Reprint every line of the data, keeping each character intact.

Content starts

+                    asm volatile("" : "+v"(l2), "+s"(sh), "+s"(psh), "+s"(ksh), "+s"(rsh), "+s"(g0), "+s"(g1), "+s"(g2), "+s"(pmask), "+s"(rmask));
+#pragma unroll
+                    for (int g = 0; g < NT_PER / 8; ++g) {
+                        if (8 * PT_THREADS * g >= n_tile) break;
+                        uint32_t slot[8];
+#pragma unroll
+                        for (int q = 0; q < 8; ++q) {
+                            const int p = 4 * g + q / 2;
+                            const uint64_t r = q % 2 ? (((uint64_t)rr[p].w << 32) | rr[p].z) : (((uint64_t)rr[p].y << 32) | rr[p].x);
+                            slot[q] = tstart[short_bin(r, sh)] + ((q % 2 ? rk[p] >> rsh : rk[p]) & rmask) - base;
+                        }
+#pragma unroll
+                        for (int q = 0; q < 8; ++q) {
+                            if (slot[q] < (uint32_t)NT_WIN) {
+                                const int p = 4 * g + q / 2;
+                                const uint64_t r = q % 2 ? (((uint64_t)rr[p].w << 32) | rr[p].z) : (((uint64_t)rr[p].y << 32) | rr[p].x);
+                                const int c = 2 * PT_THREADS * p + q % 2;
+                                const uint32_t gsel = (uint32_t)((int)l2 >= g0 - c) + (uint32_t)((int)l2 >= g1 - c) + (uint32_t)((int)l2 >= g2 - c);
+                                const uint32_t low = (uint32_t)r & pmask;
+                                const uint32_t pay1 = L.wbase ? (gsel == 0 ? grow0 : gsel == 1 ? grow1 : gsel == 2 ? grow2 : grow3) + low : gbase + (gsel << SR_POS_BITS) + low;
+                                s_rec[slot[q]] = make_uint2((uint32_t)(r >> psh) << ksh, pay1);
+                            }
+                        }
+                    }
+                    lds_sync();
+                    const uint32_t w_end = base + NT_WIN;
+                    for (int bb = 4 * wv; bb < nbins; bb += 64) {
+                        const int b = bb + (lane >> 4);
+                        const bool live = b < nbins;
+                        const uint32_t st = live ? tstart[b] : 0u, cnt = live ? thist[b] : 0u;
+                        if (!__any(st < w_end)) break;
+                        const uint32_t lo = max(st, base), hi = min(st + cnt, w_end);
+                        const uint64_t cur = live ? cursor[b] : 0ull;
+                        for (uint32_t i = lo + (uint32_t)(lane & 15); __any(i < hi); i += 16) {
+                            if (i < hi) { const uint2 v = s_rec[i - base]; __builtin_memcpy(o_rec + 2 * (cur + (i - st)), &v, 8); }
                         }
                     }
                 }
             } else {
 #pragma unroll
-                for (int j = 0; j < NT_PER; ++j) {
-                    const int64_t i = t0 + (int64_t)j * PT_THREADS + threadIdx.x;
-                    br[j] = 0xffffffffu; key[j] = 0; pay[j] = 0;
-                    if (i < s1) {
-                        uint32_t r[3]; __builtin_memcpy(r, rec + 3 * i, 12);
-                        key[j] = (uint32_t)(((((uint64_t)r[0] << 32) | r[1]) << narrow_shift) >> 32); pay[j] = r[2];
-                        br[j] = (r[0] >> (32 - B1 - B2)) & (uint32_t)(nbins - 1);
+                for (int j = 0; j < NT_PER; ++j) if (br[j] != 0xffffffffu) s_rec[tstart[br[j] & 0x7ffu] + (br[j] >> 11)] = make_uint2(key[j], pay[j]);
+                lds_sync();
+                const int per_wave = (nbins + 15) >> 4;
+                for (int bb = wv * per_wave; bb < min(nbins, (wv + 1) * per_wave); bb += 8) {
+                    const int b = bb + (lane >> 3);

Content ends

# Solution below:
+                    asm volatile("" : "+v"(l2), "+s"(sh), "+s"(psh), "+s"(ksh), "+s"(rsh), "+s"(g0), "+s"(g1), "+s"(g2), "+s"(pmask), "+s"(rmask));
+#pragma unroll
+                    for (int g = 0; g < NT_PER / 8; ++g) {
+                        if (8 * PT_THREADS * g >= n_tile) break;
+                        uint32_t slot[8];
+#pragma unroll
+                        for (int q = 0; q < 8; ++q) {
+                            const int p = 4 * g + q / 2;
+                            const uint64_t r = q % 2 ? (((uint64_t)rr[p].w << 32) | rr[p].z) : (((uint64_t)rr[p].y << 32) | rr[p].x);
+                            slot[q] = tstart[short_bin(r, sh)] + ((q % 2 ? rk[p] >> rsh : rk[p]) & rmask) - base;
+                        }
+#pragma unroll
+                        for (int q = 0; q < 8; ++q) {
+                            if (slot[q] < (uint32_t)NT_WIN) {
+                                const int p = 4 * g + q / 2;
+                                const uint64_t r = q % 2 ? (((uint64_t)rr[p].w << 32) | rr[p].z) : (((uint64_t)rr[p].y << 32) | rr[p].x);
+                                const int c = 2 * PT_THREADS * p + q % 2;
+                                const uint32_t gsel = (uint32_t)((int)l2 >= g0 - c) + (uint32_t)((int)l2 >= g1 - c) + (uint32_t)((int)l2 >= g2 - c);
+                                const uint32_t low = (uint32_t)r & pmask;
+                                const uint32_t pay1 = L.wbase ? (gsel == 0 ? grow0 : gsel == 1 ? grow1 : gsel == 2 ? grow2 : grow3) + low : gbase + (gsel << SR_POS_BITS) + low;
+                                s_rec[slot[q]] = make_uint2((uint32_t)(r >> psh) << ksh, pay1);
+                            }
+                        }
+                    }
+                    lds_sync();
+                    const uint32_t w_end = base + NT_WIN;
+                    for (int bb = 4 * wv; bb < nbins; bb += 64) {
+                        const int b = bb + (lane >> 4);
+                        const bool live = b < nbins;
+                        const uint32_t st = live ? tstart[b] : 0u, cnt = live ? thist[b] : 0u;
+                        if (!__any(st < w_end)) break;
+                        const uint32_t lo = max(st, base), hi = min(st + cnt, w_end);
+                        const uint64_t cur = live ? cursor[b] : 0ull;
+                        for (uint32_t i = lo + (uint32_t)(lane & 15); __any(i < hi); i += 16) {
+                            if (i < hi) { const uint2 v = s_rec[i - base]; __builtin_memcpy(o_rec + 2 * (cur + (i - st)), &v, 8); }
                         }
                     }
                 }
             } else {
 #pragma unroll
-                for (int j = 0; j < NT_PER; ++j) {
-                    const int64_t i = t0 + (int64_t)j * PT_THREADS + threadIdx.x;
-                    br[j] = 0xffffffffu; key[j] = 0; pay[j] = 0;
-                    if (i < s1) {
-                        uint32_t r[3]; __builtin_memcpy(r, rec + 3 * i, 12);
-                        key[j] = (uint32_t)(((((uint64_t)r[0] << 32) | r[1]) << narrow_shift) >> 32); pay[j] = r[2];
-                        br[j] = (r[0] >> (32 - B1 - B2)) & (uint32_t)(nbins - 1);
+                for (int j = 0; j < NT_PER; ++j) if (br[j] != 0xffffffffu) s_rec[tstart[br[j] & 0x7ffu] + (br[j] >> 11)] = make_uint2(key[j], pay[j]);
+                lds_sync();
+                const int per_wave = (nbins + 15) >> 4;
+                for (int bb = wv * per_wave; bb < min(nbins, (wv + 1) * per_wave); bb += 8) {
+                    const int b = bb + (lane >> 3);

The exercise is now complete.